Daniel foi pegar outro chope. Trouxe a tulipa na bandeja, colocou-a na mesa e se encostou na parede, curioso.  

– Maricotinha, nunca passou mais de uma semana longe da nossa alcova, ela é meu ioiô, vai e volta. Mas desta vez, ela já tem quinze dias ausente das correntezas do nosso rio.

– Quinze dias? Não errou nas contas, doutor? 

Tão Preto não deu bola para a observação do garçom e continuou:

 – Quando ela sumiu era uma manhã mais clara que qualquer outra manhã da minha vida. Depois de passarmos a noite em festa, rio abaixo, rio acima, como gostamos de fazer quando estamos juntos, em posição fetal, ela me pediu para aconchegar-me ao seu corpo para ela dormir mais depressa. Ao acordar, ela me encontrou de pé preparando o café da manhã. Ela chegou de tênis e malha para o jogging. Ela não falava que ia correr na orla. Ela caprichava na pronúncia. E dizia: “Se moderniza, cara! Diga jogging, é mais chique”, e ria do seu humor em alta como se estivesse aplicando na Bolsa de Valores.

No meio da segunda tulipa de chope, o telefone trincou. Tão Preto olhou o bicho e lá estava a mensagem: “Tá aonde, meu bem? Já tenho habeas corpus.  Meu amor é igual ao amor de malandro, ele vai e volta. Estou aquecendo a água do rio à tua espera, beijo!”

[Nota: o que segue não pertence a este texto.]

template <int V>
__global__ __launch_bounds__(kExactThreads) void local_maxima_exact_kernel(ExactArgs x) {
    extern __shared__ __attribute__((aligned(16))) unsigned char exact_smem[];
    __shared__ int sh_slot, n_near, n_list, n_list2, n_peak, n_band, n_above;
    __shared__ float cutv[2];
    __shared__ double red[kExactWaves], red2[kExactWaves];
    __shared__ float s_pval[kRankLds];
    __shared__ int s_pidx[kRankLds];
    const int tid = threadIdx.x, lane = tid & 63, wave = tid >> 6;
    const int M = x.src.W >> 1;
    RowScratch R = carve_row(x.scratch + (size_t)blockIdx.x * x.scratch_per_wg, x.n4);
    unsigned int* stats = x.a.stats;
    if (stats[5] >= stats[4]) return;
    const double2* tws = nullptr;
    unsigned char* work = exact_smem;
    f64fft::Twiddles rtw{nullptr, nullptr};
    if (x.reg_fft) {
        rtw = f64fft::load_twiddles(reinterpret_cast<double2*>(exact_smem), x.src.twiddle64, tid, kExactThreads);
        work += (size_t)f64fft::kTwCount * sizeof(double2);
    } else if (x.tw_count > 0) {
        double2* t = reinterpret_cast<double2*>(exact_smem);
        for (int k = tid; k < x.tw_count; k += kExactThreads) t[k] = x.src.twiddle64[2 * k];
        tws = t;
        work += (size_t)x.tw_count * sizeof(double2);
    }

    for (;;) {
        __syncthreads();
        if (tid == 0) sh_slot = (int)atomicAdd(&stats[5], 1u);
        __syncthreads();
        const int slot = sh_slot;
        if (slot >= (int)stats[4]) return;
        PeakArgs a = x.a;
        const int64_t r = x.redo_list[2 * slot];
        const int clip = x.redo_list[2 * slot + 1];
        a.M += clip * a.m_stride;
        a.idx += clip * a.idx_stride;
        a.count += clip * a.cnt_stride;
        a.unit += clip * a.unit_stride;
        apply_origin(a, clip);
        const int d = a.d;
        const int64_t j = a.row0 + r;
        const int n = row_columns(a, j);
        const float dlt = a.delta;
        const double d2 = x.delta2, thr64 = a.min_value64;
        auto lag_of = [&](int i) -> int { int l = (int)(j - i) % n; return l < 0 ? l + n : l; };
        auto fetch = [&](int i) -> float {
            if (a.mode == 0) return a.M[j * a.pitch + i];
            const int l = lag_of(i);
            return a.M[(a.mode == 2 ? j - a.shift : j - l - a.shift) * a.pitch + l];
        };
        auto frame_of = [&](int i) -> int64_t { return a.mode == 0 ? (int64_t)i : j - lag_of(i) - a.shift; };
        auto out_index = [&](int i) -> int { return a.mode == 0 ? i : (int)(j - lag_of(i) - a.shift); };
        const int64_t self_fr = j - a.shift;
        const float* self32 = a.unit + self_fr * (int64_t)a.unit_pitch;
        const int len4 = a.unit_pitch >> 2;

        XSTAMP_DECL
        if (tid == 0) { n_near = 0; n_list = 0; n_list2 = 0; n_peak = 0; n_band = 0; n_above = 0; }
        __syncthreads();
        for (int i0 = 0; i0 < x.n4; i0 += 8 * kExactThreads) {
            float e[8];
#pragma unroll
            for (int u = 0; u < 8; ++u) e[u] = fetch(min(i0 + kExactThreads * u + tid, n - 1));
#pragma unroll
            for (int u = 0; u < 8; ++u) {
                const int i = i0 + kExactThreads * u + tid;
                if (i < x.n4) { R.v[i] = i < n ? (a.silent_zero ? peak_value<true>(e[u]) : nan_to_inf(e[u])) : -INFINITY; R.st[i] = 0u; }
            }
        }
        __syncthreads();
        auto candidate = [&](int i, float vi, float mx) {
            if (vi < mx - dlt) return;
            const bool sure = (vi >= a.min_value + dlt) && (vi > mx + dlt);
            if (sure) { R.st[i] = kSure; const int p = atomicAdd(&n_peak, 1); R.pidx[p] = i; R.pval[p] = vi; }
            else { R.st[i] = kNear | kNeed1; R.near[atomicAdd(&n_near, 1)] = i; R.list[atomicAdd(&n_list, 1)] = i; }
        };
        if (x.scan_in_lds) {
            int w = 1;
            while (2 * w <= d) w *= 2;
            const int blen = kScanChunk + 2 * d + 8;
            float* bufA = reinterpret_cast<float*>(work);
            float* bufB = bufA + blen;
            for (int c0 = 0; c0 < n; c0 += kScanChunk) {
                const int lo = c0 - d, t_hi = c0 + kScanChunk < n ? c0 + kScanChunk : n, len = t_hi + d - lo;
                __syncthreads();
                for (int e0 = 0; e0 < len; e0 += 8 * kExactThreads) {
                    float t8[8];
#pragma unroll
                    for (int u = 0; u < 8; ++u) t8[u] = R.v[min(max(lo + e0 + kExactThreads * u + tid, 0), n - 1)];
#pragma unroll
                    for (int u = 0; u < 8; ++u) {
                        const int e = e0 + kExactThreads * u + tid, i = lo + e;
                        if (e < len) bufA[e] = (i >= 0 && i < n) ? t8[u] : -INFINITY;
                    }
                }
                __syncthreads();
                float* src = bufA;
                float* dst = bufB;
                for (int step = 1; step < w; step *= 2) {
                    for (int e = tid; e < len; e += kExactThreads) dst[e] = fmaxf(src[e], e + step < len ? src[e + step] : -INFINITY);
                    __syncthreads();
                    float* t = src; src = dst; dst = t;
                }
                for (int i = c0 + tid; i < t_hi; i += kExactThreads) {
                    const float vi = R.v[i];
                    if (!(vi < INFINITY) || vi < a.min_value - dlt) continue;
                    float mx = -INFINITY;
                    if (d > 0) {
                        const int e = i - lo;
                        mx = fmaxf(fmaxf(src[e - d], src[e - w]), fmaxf(src[e + 1], src[e + d - w + 1]));
                    }
                    candidate(i, vi, mx);
                }
            }
        } else {
            for (int i = tid; i < n; i += kExactThreads) {
                const float vi = R.v[i];
                if (!(vi < INFINITY) || vi < a.min_value - dlt) continue;
                const int k_lo = i - d > 0 ? i - d : 0, k_hi = i + d < n - 1 ? i + d : n - 1;
                float mx = -INFINITY;
                for (int k = k_lo; k <= k_hi; ++k) {
                    if (k != i) mx = fmaxf(mx, R.v[k]);
                    if (mx > vi + dlt) break;
                }
                candidate(i, vi, mx);
            }
        }
        __syncthreads();
        const int nn = n_near;
        const int win = 2 * d + 1;
        const long long n_pairs = (long long)nn * win;
        auto for_rival_pairs = [&](auto&& fn) {
            for (long long e = tid; e < n_pairs; e += kExactThreads) {
                const int q = (int)(e / win);
                const int i = R.near[q];
                const int k = i - d + (int)(e - (long long)q * win);
                if (k == i || k < 0 || k >= n) continue;
                if (!(R.v[k] >= R.v[i] - dlt)) continue;
                fn(q, i, k);
            }
        };
        for_rival_pairs([&](int, int, int k) { if (!(atomicOr(&R.st[k], kNeed1) & kNeed1)) R.list[atomicAdd(&n_list, 1)] = k; });
        __syncthreads();

        int list_done = 0;
        auto level1 = [&]() {
            __syncthreads();
            const int items = n_list;
            for (int it = list_done + 2 * wave; it < items; it += 2 * kExactWaves) {
                const bool two = it + 1 < items;
                const int i0 = R.list[it], i1 = R.list[two ? it + 1 : it];
                double e0, e1;
                exact_similarity2(self32, a.unit + frame_of(i0) * (int64_t)a.unit_pitch, a.unit + frame_of(i1) * (int64_t)a.unit_pitch,
                                  len4, lane, &e0, &e1);
                if (lane == 0) { R.val[i0] = e0; if (two) R.val[i1] = e1; }
            }
            list_done = items;
            __syncthreads();
        };
        int list2_done = 0;
        auto level2 = [&]() {
            __syncthreads();
            const int first = list2_done, items = n_list2 - list2_done;
            list2_done = n_list2;
            if (items == 0) return;
            unsigned* gens = x.src.u64_gen + (int64_t)clip * x.src.gen_clip_stride;
            if (wave < x.fft_waves) {
                double2* Zw = reinterpret_cast<double2*>(work + (size_t)wave * x.wave_bytes);
                double* accw = reinterpret_cast<double*>(Zw + M);
                for (int it = wave - 1; it < items; it += x.fft_waves) {
                    const int64_t fr = it < 0 ? self_fr : frame_of(R.list2[first + it]);
                    if (__hip_atomic_load(&gens[fr], __ATOMIC_ACQUIRE, __HIP_MEMORY_SCOPE_AGENT) == x.gen) continue;
                    unit_row_variant<V>(x.src, x.logM, clip, fr, Zw, accw, tws, rtw, lane);
                    __threadfence();
                    if (lane == 0) {
                        __hip_atomic_store(&gens[fr], x.gen, __ATOMIC_RELEASE, __HIP_MEMORY_SCOPE_AGENT);
                        stat_add(stats, 9, 1u);
                    }
                }
            }
            __threadfence();
            __syncthreads();
            const double* base = x.src.u64 + (int64_t)clip * x.src.u64_clip_stride;
            const double* self64 = base + self_fr * (int64_t)x.src.FS;
            double worst = 0.0;
            for (int it = wave; it < items; it += kExactWaves) {
                const int i = R.list2[first + it];
                const double e = dot_rows_f64(self64, base + frame_of(i) * (int64_t)x.src.FS, x.src.FS, lane);
                if (lane == 0) {
                    const double diff = fabs(e - R.val[i]);
                    if (diff > worst) worst = diff;
                    R.val[i] = e;
                }
            }
            if (lane == 0 && worst > 0.0) stat_max(stats, 8, (unsigned)fmin(worst * 1e12, 4.0e9));
            if (tid == 0) stat_add(stats, 6, (unsigned)items);
            __syncthreads();
        };
        auto best_rivals = [&]() {
            for (int q = tid; q < nn; q += kExactThreads) R.best[q] = 0ull;
            __syncthreads();
            for_rival_pairs([&](int q, int, int k) { atomicMax(&R.best[q], (unsigned long long)__double_as_longlong(R.val[k]) + 1ull); });
            __syncthreads();
        };

        XSTAMP(0)
        level1();
        XSTAMP(1)
        best_rivals();
        for (int q = tid; q < nn; q += kExactThreads) {
            const int i = R.near[q];
            const double ei = R.val[i];
            const unsigned long long b = R.best[q];
            const bool versus_rival = b != 0ull && fabs(ei - __longlong_as_double((long long)(b - 1ull))) < d2;
            R.prank[q] = versus_rival ? 1 : 0;
            if (versus_rival || fabs(ei - thr64) < d2) { if (!(atomicOr(&R.st[i], kNeed2) & kNeed2)) R.list2[atomicAdd(&n_list2, 1)] = i; }
        }
        __syncthreads();
        for_rival_pairs([&](int q, int, int k) {
            if (R.prank[q] && R.val[k] > __longlong_as_double((long long)(R.best[q] - 1ull)) - d2) { if (!(atomicOr(&R.st[k], kNeed2) & kNeed2)) R.list2[atomicAdd(&n_list2, 1)] = k; }
        });
        XSTAMP(2)
        level2();
        XSTAMP(3)
        best_rivals();
        for (int q = tid; q < nn; q += kExactThreads) {
            const int i = R.near[q];
            const double ei = R.val[i];
            const unsigned long long b = R.best[q];
            if (ei >= thr64 && (b == 0ull || ei > __longlong_as_double((long long)(b - 1ull)))) {
                const int p = atomicAdd(&n_peak, 1);
                R.pidx[p] = i;
                R.pval[p] = (float)ei;
            }
        }
        __syncthreads();

        XSTAMP(4)
        const int np_ = n_peak;
        const int kept = np_ < a.number ? np_ : a.number;
        int* out = a.idx + r * (int64_t)a.idx_pitch;
        int differs = 0;
        const int old_count = a.count[r];
        const float* pv = R.pval;
        const int* pi = R.pidx;
        if (np_ <= kRankLds) {
            for (int p = tid; p < np_; p += kExactThreads) { s_pval[p] = R.pval[p]; s_pidx[p] = R.pidx[p]; }
            __syncthreads();
            pv = s_pval; pi = s_pidx;
        }
        for (int p = tid; p < np_; p += kExactThreads) {
            const float v = pv[p];
            const int i = pi[p];
            int rank = 0;
            for (int q = 0; q < np_; ++q) {
                const float u = pv[q];
                rank += (u > v) || (u == v && pi[q] > i);
            }
            R.prank[p] = rank;
        }
        __syncthreads();
        if (np_ > a.number) {
            for (int p = tid; p < np_; p += kExactThreads) {
                if (R.prank[p] == a.number - 1) cutv[0] = R.pval[p];
                if (R.prank[p] == a.number) cutv[1] = R.pval[p];
            }
            __syncthreads();
            const float c_in = cutv[0], c_out = cutv[1];
            if (c_in - c_out <= dlt) {
                const float lo = c_out - dlt, hi = c_in + dlt;
                for (int p = tid; p < np_; p += kExactThreads) {
                    const float v = R.pval[p];
                    if (v > hi) atomicAdd(&n_above, 1);
                    else if (v >= lo) { R.near[atomicAdd(&n_band, 1)] = p; const int i = R.pidx[p]; if (!(atomicOr(&R.st[i], kNeed1 | kBand) & kNeed1)) R.list[atomicAdd(&n_list, 1)] = i; }
                }
                level1();
                const int nb = n_band;
                const int above = n_above;
                auto rank_band = [&]() {
                    for (int q = tid; q < nb; q += kExactThreads) {
                        const int p = R.near[q];
                        const int i = R.pidx[p];
                        const double e = R.val[i];
                        int crank = 0;
                        for (int t = 0; t < nb; ++t) {
                            const int k = R.pidx[R.near[t]];
                            const double ek = R.val[k];
                            crank += (ek > e) || (ek == e && k > i);
                        }
                        R.prank[p] = above + crank;
                    }
                    __syncthreads();
                };
                rank_band();
                double low_kept = INFINITY, high_dropped = -INFINITY;
                for (int q = tid; q < nb; q += kExactThreads) {
                    const int p = R.near[q];
                    const double e = R.val[R.pidx[p]];
                    if (R.prank[p] < a.number) low_kept = fmin(low_kept, e); else high_dropped = fmax(high_dropped, e);
                }
                for (int sh = 32; sh > 0; sh >>= 1) {
                    low_kept = fmin(low_kept, __shfl_xor(low_kept, sh));
                    high_dropped = fmax(high_dropped, __shfl_xor(high_dropped, sh));
                }
                __syncthreads();
                if (lane == 0) { red[wave] = low_kept; red2[wave] = high_dropped; }
                __syncthreads();
                for (int k = 0; k < kExactWaves; ++k) { low_kept = fmin(low_kept, red[k]); high_dropped = fmax(high_dropped, red2[k]); }
                if (low_kept - high_dropped < d2) {
                    for (int q = tid; q < nb; q += kExactThreads) {
                        const int p = R.near[q];
                        const int i = R.pidx[p];
                        const double e = R.val[i];
                        const bool kept_now = R.prank[p] < a.number;
                        if ((kept_now && e < high_dropped + d2) || (!kept_now && e > low_kept - d2)) { if (!(atomicOr(&R.st[i], kNeed2) & kNeed2)) R.list2[atomicAdd(&n_list2, 1)] = i; }
                    }
                    level2();
                    rank_band();
                }
                __syncthreads();
            }
        }
        for (int p = tid; p < np_; p += kExactThreads) {
            const int rank = R.prank[p];
            if (rank < a.number) {
                const int o = out_index(R.pidx[p]);
                if (rank >= old_count || out[rank] != o) differs = 1;
                out[rank] = o;
            }
        }
        for (int k = kept + tid; k < a.number; k += kExactThreads) out[k] = -1;
        if (kept != old_count) differs = 1;
        const int any = __syncthreads_or(differs);
        if (tid == 0) {
            a.count[r] = kept;
            if (any) stat_add(stats, 7, 1u);
        }
        XSTAMP(5)
    }
}

}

Revirado ao avesso com o combustível dialético da mulher, pelo sabor original que ela tem, efêmero e transgressor, Tão Preto já sentia o beijo de Maricotinha pelo seu corpo inteiro e disse para o seu duplo: "Dane-se o garçom! O resto da história, ele poderá ouvi-la qualquer outro dia. Mesmo porque agora o final poderá ser outro", e correu para os braços de Maricotinha.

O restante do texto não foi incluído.